§ **TASK DIRECTIONS**:
Set down, word for word, every line of the listing below, starting with the one that contains "cx.bin_start[b0 + i] = run;" and ending with the final line. Include nothing else.
###
template <bool kSingleU64, int kBits, bool kFull, bool kAll8>
__device__ __forceinline__ void scatter_tile(const FbKeys& keys, const FbDiv& dv, const uint32_t num,
                                             const FbCols& cols, const TileCtx& cx,
                                             const int64_t tile_row0, const int tile_rows, int& phase) {
  const unsigned lane = threadIdx.x & 31, warp = threadIdx.x >> 5;
  const unsigned lt = fb_lanemask_lt();
  const uint32_t nb = num + 1;
  const uint32_t nbp = cx.nbp;
  uint32_t* __restrict__ my_cnt = cx.cnt + warp * nbp;
  const int64_t warp_row0 = tile_row0 + (int64_t)warp * (32 * kItems);
  const int warp_rows = tile_rows - (int)warp * (32 * kItems);

  uint32_t pid[kItems];
#pragma unroll
  for (int r = 0; r < kItems; ++r) {
    const bool ok = kFull || (r * 32 + (int)lane) < warp_rows;
    pid[r] = ok ? compute_pid<kSingleU64>(keys, dv, warp_row0 + r * 32 + lane) : num;
  }

  uint32_t pos[kItems];
#pragma unroll
  for (int r = 0; r < kItems; ++r) {
    const unsigned m = match_lanes<kBits + (kFull ? 0 : 1)>(pid[r], 0xFFFFFFFFu);
    const unsigned before = __popc(m & lt);
    uint32_t old = 0;
    if (before == 0) {
      old = my_cnt[pid[r]];
      my_cnt[pid[r]] = old + __popc(m);
    }
    __syncwarp();
    old = __shfl_sync(0xFFFFFFFFu, old, __ffs(m) - 1);
    pos[r] = old + before;
  }
  __syncthreads();

  {
    const uint32_t per = (nb + kBlock - 1) / kBlock;
    const uint32_t b0 = threadIdx.x * per;
    uint32_t tot[kMaxPer];
    uint32_t sum = 0;
#pragma unroll
    for (int i = 0; i < kMaxPer; ++i) {
      tot[i] = 0;
      if ((uint32_t)i < per && b0 + i < nb) {
        uint32_t run = 0;
#pragma unroll
        for (int w = 0; w < kWarps; ++w) {
          const uint32_t t = cx.cnt[w * nbp + b0 + i];
          cx.cnt[w * nbp + b0 + i] = run;
          run += t;
        }
        tot[i] = run;
        sum += run;
      }
    }
    uint32_t x = sum;
#pragma unroll
    for (int o = 1; o < 32; o <<= 1) {
      const uint32_t y = __shfl_up_sync(0xFFFFFFFFu, x, o);
      if (lane >= (unsigned)o) x += y;
    }
    if (lane == 31) cx.scanw[warp] = x;
    __syncthreads();
    uint32_t run = x - sum;
    {
      const uint32_t wt = lane < kWarps ? cx.scanw[lane] : 0;
#pragma unroll
      for (int w = 0; w < kWarps; ++w) {
        const uint32_t v = __shfl_sync(0xFFFFFFFFu, wt, w);
        if ((unsigned)w < warp) run += v;
      }
    }
#pragma unroll
    for (int i = 0; i < kMaxPer; ++i) {
      if ((uint32_t)i < per && b0 + i < nb) {
        const uint32_t cur = cx.cursor[b0 + i];
        cx.bin_start[b0 + i] = run;
        cx.delta[b0 + i] = cur - run;
        cx.cursor[b0 + i] = cur + tot[i];
        run += tot[i];
      }
    }
  }
  __syncthreads();

#pragma unroll
  for (int r = 0; r < kItems; ++r) {
    pos[r] += cx.bin_start[pid[r]] + my_cnt[pid[r]];
    cx.pid_sorted[pos[r]] = (uint16_t)pid[r];
  }
  __syncthreads();
  uint32_t dst[kItems];
#pragma unroll
  for (int k = 0; k < kItems; ++k) {
    const int j = k * kBlock + (int)threadIdx.x;
    dst[k] = cx.delta[cx.pid_sorted[j]] + (uint32_t)j;
  }
  for (uint32_t i = threadIdx.x; i < (uint32_t)kWarps * nbp; i += kBlock) cx.cnt[i] = 0;

  move_columns<uint64_t, kFull>(cols, cx, pos, dst, warp_row0, warp_rows, tile_rows, lane, phase);
  if (!kAll8) {
    move_columns<uint32_t, kFull>(cols, cx, pos, dst, warp_row0, warp_rows, tile_rows, lane, phase);
    move_columns<uint16_t, kFull>(cols, cx, pos, dst, warp_row0, warp_rows, tile_rows, lane, phase);
    move_columns<uint8_t, kFull>(cols, cx, pos, dst, warp_row0, warp_rows, tile_rows, lane, phase);
  }
  __syncthreads();
}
###
§ **ANSWER**:
        cx.bin_start[b0 + i] = run;
        cx.delta[b0 + i] = cur - run;
        cx.cursor[b0 + i] = cur + tot[i];
        run += tot[i];
      }
    }
  }
  __syncthreads();

#pragma unroll
  for (int r = 0; r < kItems; ++r) {
    pos[r] += cx.bin_start[pid[r]] + my_cnt[pid[r]];
    cx.pid_sorted[pos[r]] = (uint16_t)pid[r];
  }
  __syncthreads();
  uint32_t dst[kItems];
#pragma unroll
  for (int k = 0; k < kItems; ++k) {
    const int j = k * kBlock + (int)threadIdx.x;
    dst[k] = cx.delta[cx.pid_sorted[j]] + (uint32_t)j;
  }
  for (uint32_t i = threadIdx.x; i < (uint32_t)kWarps * nbp; i += kBlock) cx.cnt[i] = 0;

  move_columns<uint64_t, kFull>(cols, cx, pos, dst, warp_row0, warp_rows, tile_rows, lane, phase);
  if (!kAll8) {
    move_columns<uint32_t, kFull>(cols, cx, pos, dst, warp_row0, warp_rows, tile_rows, lane, phase);
    move_columns<uint16_t, kFull>(cols, cx, pos, dst, warp_row0, warp_rows, tile_rows, lane, phase);
    move_columns<uint8_t, kFull>(cols, cx, pos, dst, warp_row0, warp_rows, tile_rows, lane, phase);
  }
  __syncthreads();
}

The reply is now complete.